Soft X-Ray Magneto-Optics: Probing Magnetism by Resonant Scattering Experiments

Abstract

The most advanced X-ray sources (third generation synchrotrons, linear free-electron lasers and high-harmonic generation sources) widen the range of application of X-ray scattering techniques considerably. Beyond flux and brilliance, improvements in polarization tuneability, degree of coherence and selectable time-structure promoted new methods for investigating the electronic and magnetic properties of solids. The soft X-ray range (50-2000 eV) is well suited for studying magneto-optical effects in laterally confined submicron sized objects, either artificially built or self-assembled. First, by tuning the photon energy at a core resonance, one provides the X-ray scattering technique with element selectivity. Second, resonant excitations make the optical constants sensitive to the local magnetization by introducing large off-diagonal elements in the dielectric tensor; since magnetic effects are stronger when the core excitation produces a dipolar transition to final states involving the magnetic orbitals ( 3d for the first row TM; 4 f for RE), the most interesting resonances for X-ray magneto-optics [(2, 3) p → 3 d and (3, 4) d → 4 f] are all located in the soft X-ray region.

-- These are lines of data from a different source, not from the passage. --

wsdl::Opt g_xcd_map{1};
int choose_xcd_py(const ConvP& p, int gx, int gy) {
    if (!g_xcd_map || p.ksplit > 1 || ((long long)gx * gy) % 8 != 0) return 0;
    const double wb = (g_conv_arith ? 4.0 : 6.0) * (double)p.K * p.Cout, xb = 4.0 * (double)p.B * p.Cin * p.H * p.W;
    int best = 0;
    double best_cost = 0.0;
    for (int py = 1; py <= 8; py *= 2) {
        const int px = 8 / py;
        if (gy % py || gx % px) continue;
        if (g_xcd_map > 10 && py != g_xcd_map - 10) continue;
        const double cost = wb * px + xb * py;
        if (!best || cost < best_cost) { best = py; best_cost = cost; }
    }
    if (g_xcd_map == 1 && (best <= 1 || best_cost > 0.9 * (wb * 8 + xb))) return 0;
    return best;
}

template <int BM, int BN, int WM, int BK>
int launch_split(const ConvP& p_in, hipStream_t s, dim3 grid) {
    ConvP p = p_in;
    grid.z = p.ksplit > 1 ? p.ksplit : 1;
    p.xcd_py = choose_xcd_py(p, grid.x, grid.y);
    p.tile_img_major = 0;
    constexpr bool MF = BK == 32;
    WSDL_TRACE("split<%d,%d,%d> ar=%d %s ks=%d xcd_py=%d nb=%d grid=%ux%ux%u", BM, BN, BK, (int)g_conv_arith,
               (MF && g_conv_arith) ? "mfma16x16x32" : "mfma32x32x16", p.ksplit, p.xcd_py, p.nb, grid.x, grid.y, grid.z);
    if (g_conv_arith == 2)
        hipLaunchKernelGGL((conv_igemm_split_kernel<BM, BN, WM, BK, kThreads, 2, MF>), grid, dim3(kThreads), 0, s, p);
    else if (g_conv_arith)
        hipLaunchKernelGGL((conv_igemm_split_kernel<BM, BN, WM, BK, kThreads, 1, MF>), grid, dim3(kThreads), 0, s, p);
    else
        hipLaunchKernelGGL((conv_igemm_split_kernel<BM, BN, WM, BK, kThreads, 0>), grid, dim3(kThreads), 0, s, p);
    WSDL_LAUNCH_CHECK();
    return WSDL_OK;
}

wsdl::Opt g_conv_il{1};
int launch_split_256x128(const ConvP& p_in, hipStream_t s) {
    ConvP p = p_in;
    dim3 grid(p.grid_x > 0 ? p.grid_x : wsdl::cdiv(p.P, 128), wsdl::cdiv(p.Cout, 256), p.ksplit > 1 ? p.ksplit : 1);
    p.xcd_py = choose_xcd_py(p, grid.x, grid.y);
    p.xcd_rowfast = 0;
    p.tile_img_major = 0;
    if (p.nsrc > 0 && grid.y % 2 == 0 && ((long long)grid.x * grid.y) % 8 == 0) {
        int py = 4;
        while (py > 1 && (grid.y % py || grid.x % (8 / py))) py /= 2;
        if (grid.y % py == 0 && grid.x % (8 / py) == 0) {
            p.xcd_py = py;
            p.xcd_rowfast = 1;
        }
    }
    WSDL_TRACE("split<256,128,16> ar=%d il=%d nsrc=%d ks=%d xcd_py=%d rowfast=%d imgmajor=%d nb=%d grid=%ux%ux%u", (int)g_conv_arith,
               (int)(g_conv_arith == 1 && g_conv_il), p.nsrc, p.ksplit, p.xcd_py, p.xcd_rowfast, p.tile_img_major, p.nb, grid.x, grid.y, grid.z);
    if (p.nsrc > 0) {
        if (g_conv_arith == 2) hipLaunchKernelGGL((conv_igemm_split_kernel<256, 128, 4, 16, 512, 2, false, true>), grid, dim3(512), 0, s, p);
        else if (g_conv_arith && g_conv_il)
            hipLaunchKernelGGL((conv_igemm_split_kernel<256, 128, 4, 16, 512, 1, false, true, true>), grid, dim3(512), 0, s, p);
        else if (g_conv_arith) hipLaunchKernelGGL((conv_igemm_split_kernel<256, 128, 4, 16, 512, 1, false, true>), grid, dim3(512), 0, s, p);
        else hipLaunchKernelGGL((conv_igemm_split_kernel<256, 128, 4, 16, 512, 0, false, true>), grid, dim3(512), 0, s, p);
        WSDL_LAUNCH_CHECK();
        return WSDL_OK;
    }
    if (g_conv_arith == 2) hipLaunchKernelGGL((conv_igemm_split_kernel<256, 128, 4, 16, 512, 2>), grid, dim3(512), 0, s, p);
    else if (g_conv_arith && g_conv_il)
        hipLaunchKernelGGL((conv_igemm_split_kernel<256, 128, 4, 16, 512, 1, false, false, true>), grid, dim3(512), 0, s, p);
    else if (g_conv_arith) hipLaunchKernelGGL((conv_igemm_split_kernel<256, 128, 4, 16, 512, 1>), grid, dim3(512), 0, s, p);
    else hipLaunchKernelGGL((conv_igemm_split_kernel<256, 128, 4, 16, 512, 0>), grid, dim3(512), 0, s, p);
    WSDL_LAUNCH_CHECK();
    return WSDL_OK;
}

template <int BM, int BN, int WM>
int launch_cfg(const ConvP& p, hipStream_t s, bool aligned, bool split) {
    dim3 grid(p.grid_x > 0 ? p.grid_x : wsdl::cdiv(p.P, BN), wsdl::cdiv(p.Cout, BM));
    constexpr bool kSmallTile = BM * BN <= 128 * 64;
    if (split) {
        if constexpr (kSmallTile) {
            if (p.Cin % 32 == 0) {
                return launch_split<BM, BN, WM, 32>(p, s, grid);
            }
        }
        return launch_split<BM, BN, WM, 16>(p, s, grid);
    } else if (aligned) {
        if constexpr (kSmallTile) {
            if (p.Cin % 32 == 0) {
                return launch_fast<BM, BN, WM, 32>(p, s, grid);
// ... 387 lines not shown
            hipLaunchKernelGGL(wgrad_reduce_kernel, dim3(d.nblocks), dim3(256), 0, s, d.slab, d.dw, d.S, d.Cout, d.Cin, d.T, d.accumulate,
                               d.live);
            break;
    }
    WSDL_LAUNCH_CHECK();
    return WSDL_OK;
}

template <int BM, int BN, int WM>
int launch_wgrad_fast(const WgradP& p, hipStream_t s, int S) {
    dim3 grid(p.N / BN, p.Cout / BM, S);
    hipLaunchKernelGGL((conv_wgrad_fast_kernel<BM, BN, WM, 16>), grid, dim3(kThreads), 2 * (BM + BN) * 17 * sizeof(float), s, p);
    WSDL_LAUNCH_CHECK();
    return WSDL_OK;
}

}

extern "C" {

int wsdl_set_option(const char* name, int value) {
    WSDL_REQUIRE(name, "set_option: null name");
    static std::mutex mu;
    std::lock_guard<std::mutex> lock(mu);
    WSDL_REQUIRE(wsdl::g_plans_recording.load() == 0,
                 "set_option(%s): a launch plan is being recorded (its launches are chosen under ONE option set)", name);
    if (!strcmp(name, "tile_threshold")) { g_tile_threshold = value; return WSDL_OK; }
    if (!strcmp(name, "conv_split")) { g_conv_split = value != 0; return WSDL_OK; }
    if (!strcmp(name, "stem_kernel")) { g_stem_kernel = value != 0; return WSDL_OK; }
    if (!strcmp(name, "wgrad_direct")) { g_wgrad_direct = value; return WSDL_OK; }
    if (!strcmp(name, "wgrad_chan_scale")) { g_wgrad_chan_scale = value != 0; return WSDL_OK; }
    if (!strcmp(name, "wgrad_dyraw")) { g_wgrad_dyraw = value; return WSDL_OK; }
    if (!strcmp(name, "conv_il")) { g_conv_il = value != 0; return WSDL_OK; }
    if (!strcmp(name, "xcd_map")) { g_xcd_map = value; return WSDL_OK; }
    if (!strcmp(name, "ksplit_target")) { g_ksplit_target = value; return WSDL_OK; }
    if (!strcmp(name, "ksplit_max")) { g_ksplit_max = value; return WSDL_OK; }
    if (!strcmp(name, "ksplit_min_chunks")) { g_ksplit_min_chunks = value > 0 ? value : 1; return WSDL_OK; }
    if (!strcmp(name, "conv_arith")) {
        WSDL_REQUIRE(value >= 0 && value <= 2, "conv_arith: 0 (bf16x3), 1 (fp16x2), 2 (fp16x2, low piece at 2^11)");
        g_conv_arith = value;
        return WSDL_OK;
    }
    if (!strcmp(name, "range_sentinel")) { wsdl::g_range_sentinel = value != 0; return WSDL_OK; }
    if (!strcmp(name, "group_tps10")) { g_group_tps10 = value > 0 ? value : 45; return WSDL_OK; }
    if (!strcmp(name, "bn_resident")) { wsdl::g_bn_resident = value; return WSDL_OK; }
    if (!strcmp(name, "bn_wide_c")) { wsdl::g_bn_wide_c = value; return WSDL_OK; }
    if (!strcmp(name, "layercam_tail_mod")) {
        WSDL_REQUIRE(value >= 0 && value <= 32, "layercam_tail_mod: 0..32");
        wsdl::g_layercam_tail_mod = value;
        return WSDL_OK;
    }
    if (!strcmp(name, "wgrad_split")) { g_wgrad_split = value != 0; return WSDL_OK; }
    if (!strcmp(name, "wgrad_xcd")) { g_wgrad_xcd = value; return WSDL_OK; }
    if (!strcmp(name, "wgrad_min_tiles")) { g_wgrad_min_tiles = value > 0 ? value : 1; return WSDL_OK; }
    if (!strcmp(name, "wgrad_blocks")) { g_wgrad_blocks = value > 0 ? value : 768; return WSDL_OK; }
    wsdl::set_error("set_option: unknown option %s", name);
    return WSDL_EINVAL;
}

size_t wsdl_conv2d_weight_layout_bytes(int Cout, int Cin, int kh, int kw, int dgrad, int* is_plain) {
    const int T = kh * kw;
    const bool split = dgrad ? split_eligible(Cin, Cout, T) : split_eligible(Cout, Cin, T);
    if (is_plain) *is_plain = split ? 0 : 1;
    const size_t n = (size_t)Cout * Cin * T;
    return split ? (size_t)split_layout_bytes(g_conv_arith, (long long)T * (dgrad ? Cout : Cin), dgrad ? Cin : Cout) : n * 4;
}
// ... 159 lines not shown
        p.B = B; p.Cin = Cin; p.H = H; p.W = W; p.Cout = Cout; p.OH = H; p.OW = W; p.KH = p.KW = k[i];
        p.ah = 1; p.bh = dil[i]; p.ch = -pad; p.sh = 1;
        p.K = k[i] * k[i] * Cin;
        p.x_bs = xbs;
        p.y_bs = (y_bs && y_bs[i]) ? y_bs[i] : (long long)Cout * H * W;
        p.res_bs = p.y_bs;
        WSDL_REQUIRE(p.x_bs >= (long long)Cin * H * W && p.y_bs >= (long long)Cout * H * W, "conv2d_fwd_group: batch stride smaller than an image");
        p.P = B * H * W;
        p.x_bytes = (unsigned)(((long long)(B - 1) * p.x_bs + (long long)Cin * H * W) * 4);
        p.x_amax = x_amax;
        p.ow0 = 0; p.own = W; p.nb = 1;
        Band bands[8];
        int nb = 1;
        bands[0] = Band{0, W};
        nb = column_bands(W, W, p.ah, p.bh, p.ch, p.sh, p.KW, bands);
        int tiles = 0;
        for (int b = 0; b < nb && nb > 1; ++b) {
            p.b_ow0[b] = bands[b].ow0;
            p.b_own[b] = bands[b].own;
            p.b_tile0[b] = tiles;
            tiles += wsdl::cdiv((long long)B * H * bands[b].own, 128);
        }
        p.nb = nb;
        p.b_tile0[nb > 1 ? nb : 0] = tiles;
        const int gx = nb > 1 ? tiles : wsdl::cdiv(p.P, 128), gy = Cout / 256;
        const int ks = group_ksplit(group_max_taps(H, W, k[i], dil[i]));
        p.ksplit = ks;
        if (ks > 1) {
            p.slab = reinterpret_cast<float*>(wsp);
            wsp += wsdl::align_up((size_t)ks * Cout * p.P * sizeof(float), 256);
        }
        p.xcd_py = (start % 8 == 0) ? choose_xcd_py(p, gx, gy) : 0;
        p.tile_img_major = k[i] > 1;
        grp.start[j] = start;
        grp.gx[j] = gx;
        grp.gy[j] = gy;
        start += gx * gy * ks;
        const double f = 2.0 * p.P * (double)Cout * p.K;
        flops += f;
        if (wsdl::prof_enabled()) {
            for (int b = 0; b < nb; ++b) {
                ConvP q = p;
                q.ow0 = bands[b].ow0; q.own = bands[b].own; q.P = B * H * q.own;
                executed += f * ((double)q.own / W) * igemm_executed_fraction(q, 128);
            }
        }
        bytes += 4.0 * ((double)p.K * Cout + (double)p.P * Cout);
    }
    grp.start[n] = start;
    {
        int ns = 0;
        bool same = true;
        for (int j = 0; j < n; ++j) {
            ns += grp.p[j].ksplit;
            same = same && grp.gx[j] * grp.gy[j] == grp.gx[0] * grp.gy[0];
        }
        if (same && ns <= 8 && (8 % ns == 0)) {
            grp.ns = ns;
            int s = 0;
            for (int j = 0; j < n; ++j)
                for (int z = 0; z < grp.p[j].ksplit; ++z) {
                    grp.s_prob[s] = j;
                    grp.s_slice[s] = z;
                    ++s;
                }
            for (int j = 0; j < n; ++j) grp.p[j].xcd_py = 0;
        }
    }
    {
        wsdl::ProfScope prof(WSDL_PROF_SPLIT_GROUP, s, flops, wsdl::prof_enabled() ? executed : flops, bytes);
        WSDL_TRACE("group split<256,128,16> ar=%d il=%d problems=%d streams=%d ks=%d/%d/%d/%d workgroups=%d", (int)g_conv_arith,
                   (int)(g_conv_arith == 1 && g_conv_il), n, grp.ns, grp.p[0].ksplit, n > 1 ? grp.p[1].ksplit : 0,
                   n > 2 ? grp.p[2].ksplit : 0, n > 3 ? grp.p[3].ksplit : 0, start);
        if (g_conv_arith == 2)
            hipLaunchKernelGGL((conv_igemm_split_group_kernel<256, 128, 4, 16, 512, 2>), dim3(start), dim3(512), 0, s, grp);
        else if (g_conv_arith && g_conv_il)
            hipLaunchKernelGGL((conv_igemm_split_group_kernel<256, 128, 4, 16, 512, 1, false, true>), dim3(start), dim3(512), 0, s, grp);
        else if (g_conv_arith)
            hipLaunchKernelGGL((conv_igemm_split_group_kernel<256, 128, 4, 16, 512, 1>), dim3(start), dim3(512), 0, s, grp);
        else
            hipLaunchKernelGGL((conv_igemm_split_group_kernel<256, 128, 4, 16, 512, 0>), dim3(start), dim3(512), 0, s, grp);
        WSDL_LAUNCH_CHECK();
    }
    for (int j = 0; j < n; ++j) {
        const ConvP& p = grp.p[j];
        if (p.ksplit <= 1) continue;
        const long long total = (long long)p.Cout * p.P;
        const bool vec4 = p.y_bs % 4 == 0 && (reinterpret_cast<uintptr_t>(p.y) & 15) == 0;
        if (vec4)
            hipLaunchKernelGGL(conv_splitk_reduce_vec4_kernel, dim3((int)std::min<long long>((total / 4 + 255) / 256, 8192)),
                               dim3(256), 0, s, p);
        else
            hipLaunchKernelGGL(conv_splitk_reduce_kernel, dim3((int)std::min<long long>((total + 255) / 256, 4096)),
                               dim3(256), 0, s, p);
        WSDL_LAUNCH_CHECK();
    }
    return WSDL_OK;
}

Finally, the wavelengths corresponding to soft X-rays are very well suited for scattering studies of nanometer- to micrometer-sized magnetic structures. We will present the results of recent soft X-ray resonant scattering experiments, showing that the combination of element selectivity, magnetic sensitivity and structural analysis can help disentangling and understanding the magnetic properties of complex self-assembled periodic systems. Lastly, recent applications of coherent scattering to the X-ray holographic imaging of magnetic domains will be presented.